The idea of the packages is to handle large volumes of data without allocation of the full size RAM capacities.
So the file of several Gbs size will be squeezed actually down to several Mbs or even Kbs.
The only metadata are allocated to the RAM.
The physical data are stored and manipulated on the external tools (for instance, HDD or SSD).
Data manipulation & calculation trade-offs;
Hardware & data consistency/integrity issues;
Performance decrease issues of the workstation.
ff package is responsible for data structures & manipulations mainly.
ffbase is responsible for computations mainly.
To process data in appropiate manner all data must be converted to types as follows:
ff (vector)
ff_vector (vector)
ffdf (table/dataframe)
library(ff)
library(ffbase)
rm(list=ls())
gc()
used (Mb) gc trigger (Mb) max used (Mb)
Ncells 787739 42.1 5438107 290.5 9493837 507.1
Vcells 5389718 41.2 33430281 255.1 153274983 1169.4
#make the initial data frame
df_size <- 50000000
x <- data.frame(a = numeric(df_size), b = numeric(df_size), c = numeric(df_size))

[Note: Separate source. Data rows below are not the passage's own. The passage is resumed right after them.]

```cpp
typedef struct demon_outputs {
    float *predict_flow5;
    float *predict_conf5;
    float *predict_flow2;
    float *predict_conf2;
    float *predict_depth2;
// ... 113 lines not shown
                               int src_h, int src_w, int H, int W);
int demon_op_point_cloud(demon_ctx *ctx, float *points, float *normals, uint8_t *colors, int *counts, const float *depth,
                         const float *normals_in, const uint8_t *colors_u8_in, const float *image_in, const float *K, const float *R,
                         const float *t, int n, int h, int w, int inverse_depth, int color_rounding);
int demon_op_pointwise_l2_loss(demon_ctx *ctx, float *loss, const float *inp, const float *gt, int n, int c, int h, int w,
                               float epsilon);

#define DEMON_COMM_ID_BYTES 128
int demon_comm_get_unique_id(char *id );
int demon_comm_init_rank(void **nccl_comm, int nranks, const char *id , int rank, int device);
int demon_comm_destroy(void *nccl_comm);
int demon_broadcast_weights(demon_ctx *ctx, void *nccl_comm, int root, int rank);
int64_t demon_weights_slab_bytes(const demon_ctx *ctx);
uint64_t demon_weights_slab_layout(const demon_ctx *ctx);
int demon_comm_count(void *nccl_comm, int *nranks);
int demon_copy_weights_from(demon_ctx *dst, const demon_ctx *src);

int demon_op_conv2d(demon_ctx *ctx, float *out, const float *in, const float *w_hwio, const float *bias, int n,
                    int cin, int h, int w, int cout, int kh, int kw, int sh, int sw, int ph, int pw, int lrelu);
int demon_op_deconv4x4s2(demon_ctx *ctx, float *out, const float *in, const float *w_hwoi, const float *bias,
                         int n, int cin, int h, int w, int cout, int lrelu);
int demon_op_dense(demon_ctx *ctx, float *out, const float *in, const float *w_io, const float *bias, int n,
                   int cin, int cout, int lrelu);

int demon_bench_layer(demon_ctx *ctx, int kind, int n, int cin, int h, int w, int cout, int kh, int kw, int sh,
                      int sw, int tile, int ksplit, int iters, float *avg_ms, double *flops);

int demon_bench_ingest(demon_ctx *ctx, int n, int warmup, int iters, float *kernel_ms, float *copy_ms);

int demon_bench_cloud(demon_ctx *ctx, int n, int warmup, int iters, float *kernel_ms);

int demon_debug_check_guards(demon_ctx *ctx, int *violations);

int demon_last_kernel(char *tag, int tag_cap);

#ifdef __cplusplus
}
#endif
#endif
```

Before: 4651.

print(paste(round(object.size(x)/1024/1024,2),"Mb"))
[1] "1144.41 Mb"
#convert to ffdf object
system.time(
x1<-as.ffdf(x)
)
user system elapsed
2.27 3.81 264.36
#save df as ffdf object to the file
system.time(
write.csv2.ffdf(x1,"ff_test.csv")
)
user system elapsed
365.16 6.16 568.69
ffdf, ff, ff_vector could be as a standard vectors or dataframes but with the loss of its main advantage (no-RAM allocations).
Let’s scan through the brief example:
rm(list=ls())
gc()
used (Mb) gc trigger (Mb) max used (Mb)
Ncells 787516 42.1 3965509 211.8 9493837 507.1
Vcells 5389355 41.2 265730432 2027.4 255390158 1948.5
#read the raw data as ffdf object
system.time(
recovery <- read.csv2.ffdf(file="ff_test.csv"
, header = TRUE
, first.rows=10000
, next.rows=1000000
,levels=NULL
)
)
user system elapsed
52.87 1.83 87.31
#the size of the ffdf object
paste("ffdf object size:", round(object.size(recovery)/1024/1024,2),"Mb")
[1] "ffdf object size: 0.01 Mb"
#the type & size of the column from ffdf object with indexing
class(recovery[,1])
[1] "integer"
paste("recovery[,1]:",round(object.size(recovery[,1])/1024/1024,2),"Mb")
[1] "recovery[,1]: 190.73 Mb"
#the type & size of the column from ffdf object with column name
class(recovery$a)
[1] "ff_vector" "ff"
paste("recovery$a:",round(object.size(recovery$a)/1024,2),"kb")
[1] "recovery$a: 3.12 kb"
To monitor the RAM allocations in standard and ffdf calculations is recommended to run a tool to monitor RAM allocations such as Windows Task Manager.
mean_standard <- mean(recovery[,1])
rm(mean_standard)
gc()
used (Mb) gc trigger (Mb) max used (Mb)
Ncells 787566 42.1 2537925 135.6 9493837 507.1
Vcells 5389376 41.2 170067476 1297.6 255390158 1948.5
mean_ff <- mean(recovery$a)
rm(mean_ff)
gc()
used (Mb) gc trigger (Mb) max used (Mb)
Ncells 787566 42.1 2537925 135.6 9493837 507.1
Vcells 5389376 41.2 136053980 1038.1 255390158 1948.5
system.time(
within(recovery, {a <- a+5
#print(mean(a))
}
)
)
user system elapsed
66.35 1.56 119.12
gc()
used (Mb) gc trigger (Mb) max used (Mb)
Ncells 787625 42.1 6380318 340.8 9493837 507.1
Vcells 5389489 41.2 44582167 340.2 255390158 1948.5
The package is quite usefull. However it can require some tuning in specific cases. Tuning means the reaction of script and RAM for the specific task.